Projenin uygulaması, büyük bir bilgi kapasitesi ve geniş bir bilgi birikimi gerektirdiği için ekip, Münih’teki Leibniz Veri Merkezi ve Çekya’daki IT4Innovations Veri Merkezi’ni kullanmaktadır. Bireysel teknik bileşenler ise Passau Üniversitesi ve diğer üniversitelerden temin edilmektedir.
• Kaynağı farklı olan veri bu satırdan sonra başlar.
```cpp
template <int NQK, int NPV, int NW, int QB, int KSP>
void launch_one(vsd_ctx* ctx, const AttnParams& p, int batch, hipStream_t s) {
  dim3 grid(p.heads, (p.sq + 32 * NW * QB - 1) / (32 * NW * QB), batch);
  if constexpr (NQK == 3 && NPV == 2) {
    static const bool off = getenv("VSD_ATTN_NO_LAZY") != nullptr;
    if (p.d == 40 && !p.causal && !off) {
      if constexpr (NW == 4 && KSP == 1)
        launch_pairable(ctx, attention_lazy_kernel<NQK, NPV, NW, QB, KSP>, attention_lazy_pair_kernel<NQK, NPV, NW, QB, KSP>, grid, dim3(64 * NW * KSP), 0, s, p);
      else
        launch_pairable(ctx, attention_kernel<NQK, NPV, NW, QB, KSP, true>, attention_pair_kernel<NQK, NPV, NW, QB, KSP, true>, grid, dim3(64 * NW * KSP), 0, s, p);
      return;
    }
  }
  launch_pairable(ctx, attention_kernel<NQK, NPV, NW, QB, KSP>, attention_pair_kernel<NQK, NPV, NW, QB, KSP>, grid, dim3(64 * NW * KSP), 0, s, p);
}

template <int NQK, int NPV>
void launch_attn(vsd_ctx* ctx, const AttnParams& p, AttnShape sh, int batch, hipStream_t s) {
  constexpr bool SMALL = NPV <= 3;
  if constexpr (SMALL) {
    if (sh.ksp == 2) return launch_one<NQK, NPV, 4, 1, 2>(ctx, p, batch, s);
  }
  if (sh.nw == 2) return launch_one<NQK, NPV, 2, 1, 1>(ctx, p, batch, s);
  return launch_one<NQK, NPV, 4, 1, 1>(ctx, p, batch, s);
}

}

#ifdef VSD_ATTN_PROBE
extern "C" void vsd_attn_set_probe(void* buf) { g_probe = (long long*)buf; }
#endif

extern "C" int vsd_attention(vsd_ctx* ctx, const void* q, int ldq, const void* k, int ldk, const void* vt, int ldvt,
                             void* out, int ldo, int sq, int sk, int heads, int d, float scale, int causal,
                             void* stream) {
  return vsd_attention_batched(ctx, q, ldq, k, ldk, vt, ldvt, out, ldo, sq, sk, heads, d, scale, causal, 1, 0, 0, stream);
}

extern "C" int vsd_attention_batched(vsd_ctx* ctx, const void* q, int ldq, const void* k, int ldk, const void* vt, int ldvt,
                                     void* out, int ldo, int sq, int sk, int heads, int d, float scale, int causal,
                                     int batch, int k_batch_rows, int vt_batch_cols, void* stream) {
  if (!ctx) return VSD_ERR_ARG;
#ifdef VSD_PROBE
  { static const bool skip = getenv("VSD_SKIP_ATTN") != nullptr; if (skip) return VSD_OK; }
#endif
  if (batch < 1 || batch > 65535 || k_batch_rows < 0 || vt_batch_cols < 0 || vt_batch_cols % 8)
    return vsd_fail(ctx, VSD_ERR_ARG, "attention: batch=%d k_batch_rows=%d vt_batch_cols=%d", batch, k_batch_rows, vt_batch_cols);
  if (!q || !k || !vt || !out) return vsd_fail(ctx, VSD_ERR_ARG, "attention: null pointer");
  if (d % 8 || d < 8 || d > 160) return vsd_fail(ctx, VSD_ERR_ARG, "attention: head_dim %d unsupported", d);
  if (sq <= 0 || sk <= 0 || heads <= 0) return vsd_fail(ctx, VSD_ERR_ARG, "attention: empty problem");
  if (ldq % 8 || ldk % 8 || ldvt % 8 || ldo % 4 || ldvt < (batch - 1) * vt_batch_cols + ((sk + 63) / 64) * 64)
    return vsd_fail(ctx, VSD_ERR_ARG, "attention: bad leading dimensions (ldvt=%d must cover round_up(sk=%d,64))", ldvt, sk);
  AttnParams p;
  p.q = (const half_t*)q; p.k = (const half_t*)k; p.vt = (const half_t*)vt; p.out = (half_t*)out;
  p.ldq = ldq; p.ldk = ldk; p.ldvt = ldvt; p.ldo = ldo;
  p.sq = sq; p.sk = sk; p.heads = heads; p.d = d;
  p.scale_log2 = scale * 1.4426950408889634f;
  p.causal = causal;
  p.k_brows = k_batch_rows; p.vt_bcols = vt_batch_cols;
  VSD_CUT_SET(p)
#ifdef VSD_ATTN_PROBE
  p.probe = g_probe;
#endif
  hipStream_t s = (hipStream_t)stream;
  LaunchScope ls(ctx, s, VSD_FAM_ATTENTION, 4.0 * sq * (double)sk * heads * d * batch);
  const int nqk = (d + 15) / 16;
  const long wgs = (long)((sq + 127) / 128) * heads * batch;
  AttnShape sh = {4, 1, 1};
  const int ntiles = (sk + 63) / 64;
  if (d <= 96 && !causal && ntiles >= 8 && wgs <= 256) sh.ksp = 2;
  if (sh.ksp == 1 && wgs < 64) sh.nw = 2;
  if (const char* e = getenv("VSD_ATTN_SHAPE")) {
    int a = 4, b = 1, c = 1;
    if (sscanf(e, "%d,%d,%d", &a, &b, &c) == 3) {
      sh.nw = a == 2 ? 2 : 4;
      sh.qb = 1;
      (void)b;
      sh.ksp = (c == 2 && d <= 96) ? 2 : 1;
    }
  }
  if (nqk <= 1) launch_attn<1, 1>(ctx, p, sh, batch, s);
  else if (nqk == 2) launch_attn<2, 1>(ctx, p, sh, batch, s);
  else if (nqk == 3) launch_attn<3, 2>(ctx, p, sh, batch, s);
  else if (nqk == 4) launch_attn<4, 2>(ctx, p, sh, batch, s);
  else if (nqk == 5) launch_attn<5, 3>(ctx, p, sh, batch, s);
  else if (nqk == 6) launch_attn<6, 3>(ctx, p, sh, batch, s);
  else if (nqk <= 8) launch_attn<8, 4>(ctx, p, sh, batch, s);
  else launch_attn<10, 5>(ctx, p, sh, batch, s);
  return ls.finish();
}
```

Before: 142.4 frames/s.

## Add register-resident short-key attention kernel for cross-attention with few keys

Adds a specialised attention kernel for short key sequences (sk<=96, d<=64, heads<=8), such as the text-conditioning cross-attention with 77 keys. Each wave keeps all K and V fragments for one head in registers, computes the full softmax in a single pass with no online rescaling, and loops over several 32-row query blocks. Each 512-thread block covers all heads, and the next query block is prefetched while the current one is computed. It is chosen automatically when there are enough query blocks to fill the GPU, and trades higher register use and a separate code path for removing repeated K/V loads and the flash-attention bookkeeping.

```diff
diff --git a/videosd_amd/csrc/attention.hip b/videosd_amd/csrc/attention.hip
--- a/videosd_amd/csrc/attention.hip
+++ b/videosd_amd/csrc/attention.hip
@@ -460,6 +460,195 @@
 __global__ __launch_bounds__(64 * NW * KSP) void attention_pair_kernel(const Pair<AttnParams> g) {
   const unsigned nb = gridDim.z >> 1, which = blockIdx.z >= nb;
   attention_body<NQK, NPV, NW, QB, KSP, LAZY>(g.p[which], blockIdx.z - which * nb);
+}
+
+struct ShortParams {
+  AttnParams a;
+  int nsub;
+  int trips;
+};
+
+template <int NQK, int NPV, int NKB>
+__device__ __forceinline__ void attention_short_body(const ShortParams& sp, const unsigned image) {
+  VSD_CUT(VSD_CUT_ATTENTION, sp.a.cut)
+  constexpr int DV = NPV * 32;
+  AttnParams p = sp.a;
+  {
+    const size_t b = image;
+    p.q += b * p.sq * p.ldq;
+    p.out += b * p.sq * p.ldo;
+    p.k += b * p.k_brows * p.ldk;
+    p.vt += b * p.vt_bcols;
+  }
+  const int lane = threadIdx.x & 63;
+  const int wave = threadIdx.x >> 6;
+  const int lr = lane & 31;
+  const int lh = lane >> 5;
+  const int sub = wave / p.heads;
+  const int head = wave - sub * p.heads;
+  if (sub >= sp.nsub) return;
+  const int d = p.d;
+  const bool ones_row = d < DV;
+
+  half8 kf[NKB][NQK];
+#pragma unroll
+  for (int kb = 0; kb < NKB; ++kb)
+#pragma unroll
+    for (int ks = 0; ks < NQK; ++ks) {
+      const int key = kb * 32 + lr, doff = ks * 16 + lh * 8;
+      half8 v = (half8){0, 0, 0, 0, 0, 0, 0, 0};
+      if (key < p.sk && doff < d) v = *reinterpret_cast<const half8*>(p.k + (size_t)key * p.ldk + head * d + doff);
+      kf[kb][ks] = v;
+    }
+  half8 vf[NPV][NKB][2];
+#pragma unroll
+  for (int db = 0; db < NPV; ++db) {
+    const int dd = db * 32 + lr;
+    const half_t* vrow = p.vt + (size_t)(head * d + (dd < d ? dd : 0)) * p.ldvt;
+#pragma unroll
+    for (int kb = 0; kb < NKB; ++kb)
+#pragma unroll
+      for (int st = 0; st < 2; ++st) {
+        const int key0 = kb * 32 + 16 * st + 8 * lh;
+        u32x4 raw = (u32x4){0u, 0u, 0u, 0u};
+        if (dd < d) {
+          half8 v = *reinterpret_cast<const half8*>(vrow + key0);
+          if (kb == NKB - 1) {
+#pragma unroll
+            for (int j = 0; j < 8; ++j)
+              if (key0 + j >= p.sk) v[j] = (half_t)0.0f;
+          }
+          raw = __builtin_bit_cast(u32x4, v);
+        } else if (ones_row && dd == DV - 1) {
+          raw = (u32x4){0x3c003c00u, 0x3c003c00u, 0x3c003c00u, 0x3c003c00u};
+        }
+        const auto s0 = __builtin_amdgcn_permlane32_swap(raw[0], raw[2], false, false);
+        const auto s1 = __builtin_amdgcn_permlane32_swap(raw[1], raw[3], false, false);
+        const half8 v = __builtin_bit_cast(half8, ((u32x4){s0[0], s1[0], s0[1], s1[1]}));
+        vf[db][kb][st] = v;
+      }
+  }
+  const int tail = p.sk - (NKB - 1) * 32 - 4 * lh;
+
+  const int blk0 = blockIdx.x * (sp.nsub * sp.trips) + sub;
+  const int nblk = (p.sq + 31) >> 5;
+  auto load_q = [&](int blk, half8 (&raw)[NQK]) __attribute__((always_inline)) {
+    const int row = blk * 32 + lr;
+#pragma unroll
+    for (int ks = 0; ks < NQK; ++ks) {
+      const int doff = ks * 16 + lh * 8;
+      half8 v = (half8){0, 0, 0, 0, 0, 0, 0, 0};
+      if (row < p.sq && doff < d) v = *reinterpret_cast<const half8*>(p.q + (size_t)row * p.ldq + head * d + doff);
+      raw[ks] = v;
+    }
+  };
+  half8 qraw[NQK];
+  if (blk0 < nblk) load_q(blk0, qraw);
+  for (int t = 0; t < sp.trips; ++t) {
+    const int blk = blk0 + t * sp.nsub;
+    if (blk >= nblk) break;
+    half8 qf[NQK];
+#pragma unroll
+    for (int ks = 0; ks < NQK; ++ks)
+#pragma unroll
+      for (int j = 0; j < 8; ++j) qf[ks][j] = (half_t)((float)qraw[ks][j] * p.scale_log2);
+    if (t + 1 < sp.trips && blk + sp.nsub < nblk) load_q(blk + sp.nsub, qraw);
+
+    f32x16 s[NKB];
+#pragma unroll
+    for (int kb = 0; kb < NKB; ++kb)
+#pragma unroll
+      for (int r = 0; r < 16; ++r) s[kb][r] = 0.f;
+#pragma unroll
+    for (int ks = 0; ks < NQK; ++ks)
+#pragma unroll
+      for (int kb = 0; kb < NKB; ++kb) s[kb] = __builtin_amdgcn_mfma_f32_32x32x16_f16(kf[kb][ks], qf[ks], s[kb], 0, 0, 0);
+#pragma unroll
+    for (int r = 0; r < 16; ++r)
+      if ((r & 3) + 8 * (r >> 2) >= tail) s[NKB - 1][r] = NEG_BIG;
+    float mx = NEG_BIG;
+#pragma unroll
+    for (int kb = 0; kb < NKB; ++kb)
+#pragma unroll
+      for (int r = 0; r < 16; ++r) mx = fmaxf(mx, s[kb][r]);
+    mx = xhalf_max(mx);
+    float psum = 0.f;
+#pragma unroll
+    for (int kb = 0; kb < NKB; ++kb)
+#pragma unroll
+      for (int r = 0; r < 16; ++r) {
+        s[kb][r] = __builtin_amdgcn_exp2f(s[kb][r] - mx);
+        if (!ones_row) psum += s[kb][r];
+      }
+    f32x16 o[NPV];
+#pragma unroll
+    for (int db = 0; db < NPV; ++db)
+#pragma unroll
+      for (int r = 0; r < 16; ++r) o[db][r] = 0.f;
+#pragma unroll
+    for (int kb = 0; kb < NKB; ++kb)
+#pragma unroll
+      for (int st = 0; st < 2; ++st) {
+        half8 pf;
+#pragma unroll
+        for (int j = 0; j < 8; ++j) pf[j] = (half_t)s[kb][8 * st + j];
+#pragma unroll
+        for (int db = 0; db < NPV; ++db) o[db] = __builtin_amdgcn_mfma_f32_32x32x16_f16(vf[db][kb][st], pf, o[db], 0, 0, 0);
+      }
+    float l_tot;
+    if (ones_row) {
+      const float mine = o[NPV - 1][15];
+      const float other = __shfl_xor(mine, 32);
+      l_tot = lh ? mine : other;
+    } else {
+      l_tot = psum + __shfl_xor(psum, 32);
+    }
+    const float inv = 1.0f / l_tot;
+    const int qrow = blk * 32 + lr;
+    half_t* orow = p.out + (size_t)qrow * p.ldo + head * d;
+#pragma unroll
+    for (int db = 0; db < NPV; ++db)
+#pragma unroll
+      for (int g = 0; g < 4; g += 2) {
+        half4 lo, hi;
+#pragma unroll
+        for (int j = 0; j < 4; ++j) {
+          lo[j] = (half_t)(o[db][4 * g + j] * inv);
+          hi[j] = (half_t)(o[db][4 * g + 4 + j] * inv);
+        }
+        const u32x2 a = __builtin_bit_cast(u32x2, lo), b = __builtin_bit_cast(u32x2, hi);
+        const auto s0 = __builtin_amdgcn_permlane32_swap(a[0], b[0], false, false);
+        const auto s1 = __builtin_amdgcn_permlane32_swap(a[1], b[1], false, false);
+        const int dd = db * 32 + 8 * (g + lh);
+        if (qrow < p.sq && dd < d) *reinterpret_cast<u32x4*>(orow + dd) = (u32x4){s0[0], s1[0], s0[1], s1[1]};
+      }
+  }
+}
+
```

Google’a Yönelik Artan Eleştiriler
Bu arada Almanya ve AB’den Google’a yönelik eleştiriler de artmaya devam ediyor. Bild gazetesinin yayıncısı Axel Springer ve diğer Avrupalı yayıncılar, Kaliforniya merkezli Google’ı, çeşitli hizmetlerini arama sonuçları listesinde daha üst sıralarda göstererek, AB’deki yüzde 90 olan pazar payını kötüye kullandığı konusunda uyarmaktadır.
Kaliteli Yayıncılığın Önemi
Axel Springer Grubu CEO’su Mathias Döpfner, bir süre önce yaptığı açıklamada, “Google’ın arama motorundaki tekel yapısı, rakipler yerine kendi hizmetlerini ön plana çıkarıyor. Bu tür bir hâkim piyasa konumunun kötüye kullanılması kabul edilemez. Bağımsız ve eleştirel gazetecilik, dijital dünyada büyük bir öneme sahiptir. Kaliteye önem veren gazetecilerin ve yayıncıların elinde olan bu süreçte, yenilikçi yöntemler geliştirmek zorundayız; aksi takdirde gerçekten kaybolacağız” şeklinde ifadelerde bulundu.
Gözetim Kapitalizmi
Google, tekelci yapısıyla dünya genelinde eleştirilere maruz kalırken, sadece 2023 yılında ana şirketi Alphabet ile birlikte 100 milyar ABD doları gelir elde etti. Bu gelirin yüzde 75’i reklamlardan geldi. 2 trilyon dolarlık piyasa değeri ile Google, iş modelini ve yayıncıların, yaratıcılık endüstrilerinin, kaynak sağlayıcıların satışlarını tamamen özümsemiştir. Harvard Üniversitesi’nden Prof. Shoshana Zuboff, bu durumu „Gözetleyen kapitalizm“ olarak tanımlamaktadır.